The barrier to developing for other platforms will come down to the question
of whether banning Flash apps and/or compiling Flash to Objective C
effectively monopolizing applications.

I personally do not think so, but I am not a jurur.

As long as Apple permits the time-honored method of writing an application in
C with #ifdef iPhone sprinkled throughout, there is no obstacle to writing one
application that compiles for two or more platforms.

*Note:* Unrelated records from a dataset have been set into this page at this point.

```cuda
template <int kS, int kSteps, int kBN, int kEpi>
__global__ void __launch_bounds__(kConvThreads, 1)
conv_halo_kernel(const __grid_constant__ CUtensorMap tmap_a, const __grid_constant__ CUtensorMap tmap_w,
                 const __grid_constant__ ConvKParams kp) {
  constexpr int kNch = (kBN + 31) / 32;
  constexpr int kAcc = kS * kNch * 16;
  static_assert(kAcc <= kConvAccRegs, "accumulators of kS sub-tiles must fit the registers");
  extern __shared__ __align__(1024) uint8_t smem_raw[];
  uint8_t* smem = smem_raw + ((1024u - (smem_u32(smem_raw) & 1023u)) & 1023u);
  uint8_t* a_base = smem;
  uint8_t* b_base = smem + (size_t)kp.a_stages * kp.a_bytes;
  HaloSmemTail* tail = reinterpret_cast<HaloSmemTail*>(b_base + (size_t)kp.b_stages * kp.b_bytes);

  const int warp = threadIdx.x >> 5;
  const int lane = threadIdx.x & 31;
  constexpr int S = kS;
  const int G = kp.hs_G;
  const uint32_t row_bytes = (uint32_t)kp.KB * 2u;
  const uint32_t a_row_bytes = kp.hs_a_row_bytes;
  const int tap_groups = kp.hs_ntaps / G;

  if (warp == 0 && lane == 0) {
    tma_prefetch_desc(&tmap_a);
    for (int i = 0; i < kp.a_stages; ++i) {
      mbar_init(&tail->a_full[i], 1);
      mbar_init(&tail->a_empty[i], kConvConsumerWarps);
    }
    for (int i = 0; i < kp.b_stages; ++i) {
      mbar_init(&tail->b_full[i], 1);
      mbar_init(&tail->b_empty[i], kConvConsumerWarps);
    }
    fence_mbar_init();
  }
  if (warp == 1 && lane == 0) tma_prefetch_desc(&tmap_w);
  for (int i = threadIdx.x; i < kp.cout_pad; i += blockDim.x) tail->bias[i] = kp.bias[i];
  __syncthreads();
  griddep_launch_dependents();
  if (warp != 1) griddep_wait();

  if (warp < 4) {
    warpgroup_reg_dealloc<kConvProducerRegs>();
    if (warp == 0 && lane == 0) {
      int st = 0;
      uint32_t ph = 0;
      for (int tile = blockIdx.x; tile < kp.total_tiles; tile += gridDim.x) {
        const HaloTile t = halo_decode(kp, tile);
        for (int cb = 0; cb < kp.kblocks; ++cb) {
          mbar_wait(&tail->a_empty[st], ph ^ 1);
          mbar_arrive_expect_tx(&tail->a_full[st], kp.halo_bytes);
          tma_load_5d(a_base + (size_t)st * kp.a_bytes, &tmap_a, &tail->a_full[st], kp.c_in_off + cb * kp.KB,
                      t.tw * 8 * S + kp.hs_x0, 0, t.th * 16 + kp.hs_y0, t.n);
          if (++st == kp.a_stages) {
            st = 0;
            ph ^= 1;
          }
        }
      }
    } else if (warp == 1 && lane == 0) {
      int st = 0;
      uint32_t ph = 0;
      for (int tile = blockIdx.x; tile < kp.total_tiles; tile += gridDim.x) {
        for (int cb = 0; cb < kp.kblocks; ++cb) {
          for (int tg = 0; tg < tap_groups; ++tg) {
            if (!kp.b_resident) mbar_wait(&tail->b_empty[st], ph ^ 1);
            mbar_arrive_expect_tx(&tail->b_full[st], kp.b_tx_bytes);
            tma_load_3d(b_base + (size_t)st * kp.b_bytes, &tmap_w, &tail->b_full[st], cb * kp.KB, 0, tg * G);
            if (++st == kp.b_stages) {
// ... 30 lines not shown
      const uint64_t a_desc0 = wgmma_desc(smem_u32(a_base + (size_t)ast * kp.a_bytes), a_row_bytes, sbo) + g_units;
      for (int tg = 0; tg < tap_groups; ++tg) {
        mbar_wait(&tail->b_full[bst], kp.b_resident ? 0u : bph);
        const uint64_t b_desc0 = wgmma_desc_kmajor(smem_u32(b_base + (size_t)bst * kp.b_bytes), row_bytes);
        wgmma_fence();
        for (int ti = 0; ti < G; ++ti) {
          const int tap = tg * G + ti;
          mma_n<kBN, kS, kSteps>(acc, a_desc0 + (uint64_t)(uint32_t)kp.hs_tap_desc[tap], sub_units,
                                 b_desc0 + (uint64_t)((uint32_t)ti * tap_b_units), (uint32_t)((cb | tap) != 0));
        }
        wgmma_commit();
        if (prev_b >= 0) {
          wgmma_wait<1>();
          if (!kp.b_resident) consumer_release(&tail->b_empty[prev_b], lane);
          if (prev_a >= 0) consumer_release(&tail->a_empty[prev_a], lane);
          prev_a = -1;
        }
        prev_b = bst;
        if (++bst == kp.b_stages) {
          bst = 0;
          bph ^= 1;
        }
      }
      prev_a = ast;
      if (++ast == kp.a_stages) {
        ast = 0;
        aph ^= 1;
      }
    }
    wgmma_wait<0>();
    wgmma_fence_operands(acc);
    if (!kp.b_resident) consumer_release(&tail->b_empty[prev_b], lane);
    consumer_release(&tail->a_empty[prev_a], lane);
    const int oh = t.th * 16 + row, ow0 = t.tw * 8 * S + col;
    epilogue_tile<kEpi, kS, kNch>(kp, acc, S, 0, tail->bias, scr, lane, [&](int j, bool& pool_writer) {
      EpiPix px;
      px.n = t.n;
      px.oh = oh;
      px.ow = ow0 + 8 * j;
      px.valid = (px.ow < kp.Wo) && (px.oh < kp.Ho);
      px.pix = ((size_t)px.n * kp.Ho + px.oh) * kp.Wo + px.ow;
      pool_writer = ((row | col) & 1) == 0;
      return px;
    });
  }
}

typedef void (*HaloKernelFn)(CUtensorMap, CUtensorMap, ConvKParams);

template <int kS, int kSteps, int kEpi>
static HaloKernelFn halo_kernel_for_bn(int BN) {
  switch (BN) {
#define PB_HALO_BN(n_)                                                                     \
  case n_:                                                                                 \
    if constexpr (kS * ((n_ + 31) / 32) * 16 <= kConvAccRegs) return conv_halo_kernel<kS, kSteps, n_, kEpi>; \
    break;
    PB_HALO_BN(16) PB_HALO_BN(32) PB_HALO_BN(48) PB_HALO_BN(64) PB_HALO_BN(80) PB_HALO_BN(96) PB_HALO_BN(112)
    PB_HALO_BN(128) PB_HALO_BN(144) PB_HALO_BN(160) PB_HALO_BN(176) PB_HALO_BN(192) PB_HALO_BN(208)
    PB_HALO_BN(224) PB_HALO_BN(240) PB_HALO_BN(256)
#undef PB_HALO_BN
    default: break;
  }
  return nullptr;
}

template <int kEpi>
HaloKernelFn halo_kernel_lookup(int S, int steps, int BN) {
#define PB_HALO_CASE(s_, k_) \
  if (S == s_ && steps == k_) return halo_kernel_for_bn<s_, k_, kEpi>(BN);
  PB_HALO_CASE(1, 1) PB_HALO_CASE(1, 2) PB_HALO_CASE(1, 4)
  PB_HALO_CASE(2, 1) PB_HALO_CASE(2, 2) PB_HALO_CASE(2, 4)
  PB_HALO_CASE(4, 1) PB_HALO_CASE(4, 2) PB_HALO_CASE(4, 4)
#undef PB_HALO_CASE
  return nullptr;
}


extern template HaloKernelFn halo_kernel_lookup<PB_EPI_GENERIC>(int, int, int);
extern template HaloKernelFn halo_kernel_lookup<PB_EPI_SILU>(int, int, int);
extern template HaloKernelFn halo_kernel_lookup<PB_EPI_RELU>(int, int, int);
extern template HaloKernelFn halo_kernel_lookup<PB_EPI_SILU_RES>(int, int, int);
// ... 3 lines not shown
```

padel_analytics_b200/csrc/internal.h:

```cpp
#pragma once
#include <cuda.h>
#include <cuda_fp16.h>
#include <cuda_runtime.h>

#include <atomic>
#include <cstdarg>
#include <cstdlib>
#include <cstdio>
#include <string>

#include "../../include/padel_b200.h"

namespace pb {

void set_error(const char* fmt, ...);
extern std::atomic<long long> g_launches;
inline void count_launch(int n = 1) { g_launches.fetch_add(n, std::memory_order_relaxed); }
int num_sms();
int ensure_dynamic_smem(const void* func, size_t bytes);
bool pdl_enabled();
int plan_pdl();

#ifdef __CUDACC__
template <typename... KArgs, typename... Args>
// ... 76 lines not shown
}
#endif

struct ConvKParams {
  int N, Ho, Wo;
  int tiles_w, tiles_h, tiles_n, n_ntiles, total_tiles;
  FastDiv fd_w, fd_h, fd_nt;
  int tw_log2, th_log2;
  int taps, kblocks, KB, BN, stages, cout_pad;
  int c_in_off;
  int tap_dc[9], tap_dw[9], tap_d2[9], tap_dh[9];
  const float* bias;
  int act;
  const __half* res;
  int res_C, res_coff;
  int res_first;
  void* out;
  int out_C, out_coff, out_mode, cout_store;
  void* out2;
  int out2_C, out2_coff, out2_mode;
  uint32_t a_bytes, b_bytes, b_tx_bytes;
  const float* head_w;
  const float* head_b;
  int head_n;
  float* head_out;
  int b_resident;
  int hs_S, hs_P, hs_G, a_stages, b_stages;
  uint32_t halo_bytes;
  uint32_t hs_a_row_bytes;
  int hs_ntaps, hs_sbo_rows, hs_x0, hs_y0, hs_tile_h;
  int hs_tap_off[9];
  int hs_tap_desc[9];
  int dbg_flags;
};

struct ConvPlan {
  pb_conv_desc desc;
  ConvKParams kp;
  CUtensorMap tmap_a;
  CUtensorMap tmap_w;
  int grid;
  int threads;
  size_t smem_bytes;
  int variant;
  int pdl;
  int epi;
};

#define PB_EPI_GENERIC 0
#define PB_EPI_SILU 1
#define PB_EPI_RELU 2
#define PB_EPI_SILU_RES 3
#define PB_EPI_F32 4
int conv_epi_class(const pb_conv_desc* d, const ConvKParams& kp);

typedef CUresult (*EncodeTiledFn)(CUtensorMap*, CUtensorMapDataType, cuuint32_t, void*, const cuuint64_t*,
                                  const cuuint64_t*, const cuuint32_t*, const cuuint32_t*, CUtensorMapInterleave,
                                  CUtensorMapSwizzle, CUtensorMapL2promotion, CUtensorMapFloatOOBfill);
int conv_halo_setup(const pb_conv_desc* d, ConvPlan* plan, EncodeTiledFn encode);
int conv_stem_setup(const pb_conv_desc* d, ConvPlan* plan, EncodeTiledFn encode);
int conv_halo_s2_setup(const pb_conv_desc* d, ConvPlan* plan, EncodeTiledFn encode);
int conv_halo_1x1_setup(const pb_conv_desc* d, ConvPlan* plan, EncodeTiledFn encode);
int conv_halo_launch(const ConvPlan* plan, cudaStream_t stream);
int conv_plan_build(const pb_conv_desc* d, ConvPlan* plan);
int conv_plan_launch(const ConvPlan* plan, cudaStream_t stream);
int conv_reference_launch(const pb_conv_desc* d, cudaStream_t stream);

int launch_maxpool2(const void* in, int N, int H, int W, int C, int c_off, int c, void* out, int out_C,
                    int out_coff, cudaStream_t s);
int launch_upsample2(const void* in, int N, int H, int W, int C, int c_off, int c, void* out, int out_C,
                     int out_coff, cudaStream_t s);
int launch_sppf_pool(void* buf, int N, int H, int W, int C, int c, cudaStream_t s);
int launch_pointwise_head(const void* in, int N, int H, int W, int C, const float* w, const float* b, int n_out,
// ... 4 lines not shown
```

padel_analytics_b200/csrc/ptx.cuh:

```cuda
#pragma once
#include <cstdint>
#include <cuda.h>
#include <cuda_fp16.h>
#include <cuda_runtime.h>

namespace pb {

__device__ __forceinline__ uint32_t smem_u32(const void* p) {
  return static_cast<uint32_t>(__cvta_generic_to_shared(p));
}

__device__ __forceinline__ void mbar_init(uint64_t* bar, uint32_t count) {
  asm volatile("mbarrier.init.shared::cta.b64 [%0], %1;" ::"r"(smem_u32(bar)), "r"(count));
}
__device__ __forceinline__ void fence_mbar_init() {
  asm volatile("fence.mbarrier_init.release.cluster;" ::: "memory");
}
__device__ __forceinline__ void fence_proxy_async_smem() {
  asm volatile("fence.proxy.async.shared::cta;" ::: "memory");
}
__device__ __forceinline__ void mbar_arrive_expect_tx(uint64_t* bar, uint32_t bytes) {
  asm volatile("mbarrier.arrive.expect_tx.shared::cta.b64 _, [%0], %1;" ::"r"(smem_u32(bar)), "r"(bytes)
               : "memory");
}
// ... 14 lines not shown
__device__ __forceinline__ void mbar_wait(uint64_t* bar, uint32_t parity) {
  while (!mbar_try_wait(bar, parity)) {
  }
}

__device__ __forceinline__ unsigned long long globaltimer_ns() {
  unsigned long long t;
  asm volatile("mov.u64 %0, %%globaltimer;" : "=l"(t));
  return t;
}
__device__ __forceinline__ void griddep_wait() { asm volatile("griddepcontrol.wait;" ::: "memory"); }
__device__ __forceinline__ void griddep_launch_dependents() {
  asm volatile("griddepcontrol.launch_dependents;" ::: "memory");
}

__device__ __forceinline__ void tma_prefetch_desc(const CUtensorMap* m) {
  asm volatile("prefetch.tensormap [%0];" ::"l"(reinterpret_cast<uint64_t>(m)) : "memory");
}
__device__ __forceinline__ void tma_load_3d(void* dst, const CUtensorMap* m, uint64_t* bar, int c0, int c1,
                                            int c2) {
  asm volatile(
      "cp.async.bulk.tensor.3d.shared::cluster.global.mbarrier::complete_tx::bytes [%0], [%1, {%3, %4, %5}], "
      "[%2];" ::"r"(smem_u32(dst)),
      "l"(reinterpret_cast<uint64_t>(m)), "r"(smem_u32(bar)), "r"(c0), "r"(c1), "r"(c2)
      : "memory");
}
__device__ __forceinline__ void tma_load_5d(void* dst, const CUtensorMap* m, uint64_t* bar, int c0, int c1,
                                            int c2, int c3, int c4) {
  asm volatile(
      "cp.async.bulk.tensor.5d.shared::cluster.global.mbarrier::complete_tx::bytes [%0], [%1, {%3, %4, %5, %6, "
      "%7}], [%2];" ::"r"(smem_u32(dst)),
      "l"(reinterpret_cast<uint64_t>(m)), "r"(smem_u32(bar)), "r"(c0), "r"(c1), "r"(c2), "r"(c3), "r"(c4)
      : "memory");
}

template <int kRegs>
__device__ __forceinline__ void warpgroup_reg_dealloc() {
  asm volatile("setmaxnreg.dec.sync.aligned.u32 %0;" ::"n"(kRegs));
}
template <int kRegs>
__device__ __forceinline__ void warpgroup_reg_alloc() {
  asm volatile("setmaxnreg.inc.sync.aligned.u32 %0;" ::"n"(kRegs));
}

__device__ __forceinline__ float ex2_approx(float x) {
  float y;
  asm("ex2.approx.ftz.f32 %0, %1;" : "=f"(y) : "f"(x));
  return y;
}
__device__ __forceinline__ float rcp_approx(float x) {
  float y;
  asm("rcp.approx.ftz.f32 %0, %1;" : "=f"(y) : "f"(x));
  return y;
}

__device__ __forceinline__ void wgmma_fence() { asm volatile("wgmma.fence.sync.aligned;" ::: "memory"); }
__device__ __forceinline__ void wgmma_commit() { asm volatile("wgmma.commit_group.sync.aligned;" ::: "memory"); }
template <int kPending>
__device__ __forceinline__ void wgmma_wait() {
  asm volatile("wgmma.wait_group.sync.aligned %0;" ::"n"(kPending) : "memory");
}
template <int kN>
__device__ __forceinline__ void wgmma_fence_operands(float (&d)[kN]) {
#pragma unroll
  for (int i = 0; i < kN; ++i) asm volatile("" : "+f"(d[i])::"memory");
}
// ... 91 lines not shown
```

Baseline: 1246.

## Add TMA-store epilogue for halo conv kernels via stmatrix staging

Adds an epilogue path for the halo conv kernels. Each consumer warpgroup applies bias and activation, packs the results to f16 with stmatrix into a swizzled shared-memory staging buffer, and issues TMA bulk tensor stores, including the upsample and fused 2x2 maxpool outputs. This replaces per-thread global stores so output writes are coalesced and asynchronous. The staging buffer takes shared memory, so the planner may cut A/B pipeline stages, and new named-barrier syncs are added. It also adds a SiLU variant that shares the reciprocal between lane pairs via a shuffle.

```diff
diff --git a/padel_analytics_b200/csrc/conv_common.cuh b/padel_analytics_b200/csrc/conv_common.cuh
--- a/padel_analytics_b200/csrc/conv_common.cuh
+++ b/padel_analytics_b200/csrc/conv_common.cuh
@@ -157,6 +157,18 @@
   b *= da * rab;
   c *= dd * rcd;
   d *= dc * rcd;
+}
+
+__device__ __forceinline__ void silu2_frag(float& a, float& b) {
+  constexpr float kNegLog2e = -1.4426950408889634f;
+  const float da = 1.f + ex2_approx(fminf(a * kNegLog2e, 30.f));
+  const float db = 1.f + ex2_approx(fminf(b * kNegLog2e, 30.f));
+  const float p = da * db;
+  const float po = __shfl_xor_sync(0xffffffffu, p, 1);
+  const float r = rcp_approx(p * po);
+  const float rp = po * r;
+  a *= db * rp;
+  b *= da * rp;
 }
 
 struct EpiOut {
diff --git a/padel_analytics_b200/csrc/conv_halo.cu b/padel_analytics_b200/csrc/conv_halo.cu
--- a/padel_analytics_b200/csrc/conv_halo.cu
+++ b/padel_analytics_b200/csrc/conv_halo.cu
@@ -7,9 +7,73 @@
 namespace pb {
 
 
+constexpr size_t kHaloSmemBudget = 196 * 1024;
+
+static int halo_plan_store(const pb_conv_desc* d, ConvPlan* plan, EncodeTiledFn encode) {
+  const size_t budget = kHaloSmemBudget;
+  static const int enabled = [] {
+    const char* e = getenv("PADEL_B200_CONV_TMA_STORE");
+    return e ? atoi(e) : 1;
+  }();
+  ConvKParams& kp = plan->kp;
+  kp.st_bytes = 0;
+  kp.st_maps = 0;
+  kp.st_pool = 0;
+  const bool f16 = d->out_mode == PB_OUT_F16_NHWC || d->out_mode == PB_OUT_F16_NHWC_UP2;
+  if (!enabled || kp.dbg_flags != 0 || d->res || d->head_n != 0 || !f16 || plan->epi == PB_EPI_SILU_RES ||
+      d->cout_store != kp.BN || ((d->out_C | d->out_coff) & 7) != 0)
+    return 0;
+  if (!kp.b_resident && kp.kblocks > 2) return 0;
+  const uint32_t st = (uint32_t)kp.hs_S * (uint32_t)kp.BN * 256u;
+  int as = kp.a_stages, bs = kp.b_stages;
+  auto total = [&] { return (size_t)as * kp.a_bytes + (size_t)bs * kp.b_bytes + st; };
+  while (total() > budget) {
+    if (!kp.b_resident && bs > 4) --bs;
+    else if (as > 2) --as;
+    else if (!kp.b_resident && bs > 3) --bs;
+    else return 0;
+  }
+  const int S = kp.hs_S, bc = halo_store_box_channels(kp.BN);
+  const CUtensorMapSwizzle swz = bc == 64 ? CU_TENSOR_MAP_SWIZZLE_128B
+                                 : bc == 32 ? CU_TENSOR_MAP_SWIZZLE_64B
+                                            : CU_TENSOR_MAP_SWIZZLE_32B;
+  int nm = 0;
+  auto add = [&](void* out, int C, int coff, int W, int H, int up, int dy, int dx, int bw, int bh) {
+    const size_t pxb = (size_t)C * 2;
+    char* base = reinterpret_cast<char*>(out) + ((size_t)(dy * up * W + dx) * C + coff) * 2;
+    cuuint64_t dims[4] = {(cuuint64_t)kp.BN, (cuuint64_t)W, (cuuint64_t)H, (cuuint64_t)kp.N};
+    cuuint64_t strides[3] = {up * pxb, (cuuint64_t)up * up * W * pxb, (cuuint64_t)up * up * W * H * pxb};
+    cuuint32_t box[4] = {(cuuint32_t)bc, (cuuint32_t)bw, (cuuint32_t)bh, 1};
+    cuuint32_t estr[4] = {1, 1, 1, 1};
+    return encode(&plan->tmap_o.m[nm++], CU_TENSOR_MAP_DATA_TYPE_FLOAT16, 4, base, dims, strides, box, estr,
+                  CU_TENSOR_MAP_INTERLEAVE_NONE, swz, CU_TENSOR_MAP_L2_PROMOTION_NONE, CU_TENSOR_MAP_FLOAT_OOB_FILL_NONE);
+  };
+  CUresult r = CUDA_SUCCESS;
+  const int up = d->out_mode == PB_OUT_F16_NHWC_UP2 ? 2 : 1;
+  for (int dy = 0; dy < up; ++dy)
+    for (int dx = 0; dx < up; ++dx)
+      if (r == CUDA_SUCCESS) r = add(d->out, d->out_C, d->out_coff, kp.Wo, kp.Ho, up, dy, dx, 8 * S, 8);
+  if (d->out2_mode == PB_OUT2_UP2) {
+    for (int dy = 0; dy < 2; ++dy)
+      for (int dx = 0; dx < 2; ++dx)
+        if (r == CUDA_SUCCESS) r = add(d->out2, d->out2_C, d->out2_coff, kp.Wo, kp.Ho, 2, dy, dx, 8 * S, 8);
+  }
+  kp.st_maps = nm;
+  if (d->out2_mode == PB_OUT2_POOL2 && r == CUDA_SUCCESS) {
+    r = add(d->out2, d->out2_C, d->out2_coff, kp.Wo / 2, kp.Ho / 2, 1, 0, 0, 4 * S, 4);
+    kp.st_pool = 1;
+  }
+  PB_CHECK(r == CUDA_SUCCESS, "conv(halo): cuTensorMapEncodeTiled(store) failed with %d", (int)r);
+  kp.st_bytes = st;
+  kp.a_stages = as;
+  kp.b_stages = bs;
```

What they are trying to prohibit is writing one program that compiles for one
platform (Flash) which happens to run on two or more mobile operating systems.
They are not raising barriers to developing applications on multiple
platforms, they are raising barriers to creating a new application platform
that commoditizes their hardware by turning it into a rendering device on
equal footing with its competition.

The difference between #ifdef and writing for Flash may seem small, but it
comes down to information hiding. Flash insulates the developer from Apple's
API. A FLash developer is free to know nothing about an iPhone or Android or
anything else. He is a Flash developer. If Flash doesn't support some feature
like detecting when the phone is shaken, the Flash developer may be blissfully
unaware

A #ifdef programmer learns two or more platform APIs. Such a programmer is an
iPhone developer. Even if they consciously try to avoid using features that
are not present on all the platforms they target, they are probably aware of
them and how much better their iPhone app could be if it used them.

I appreciate that you hold an opinion that Apple should be legally barred from
trying to force people writing applications that happen to run on iPhone from
being iPhone developers in the sense I describe, but I certainly can't fault
them for trying.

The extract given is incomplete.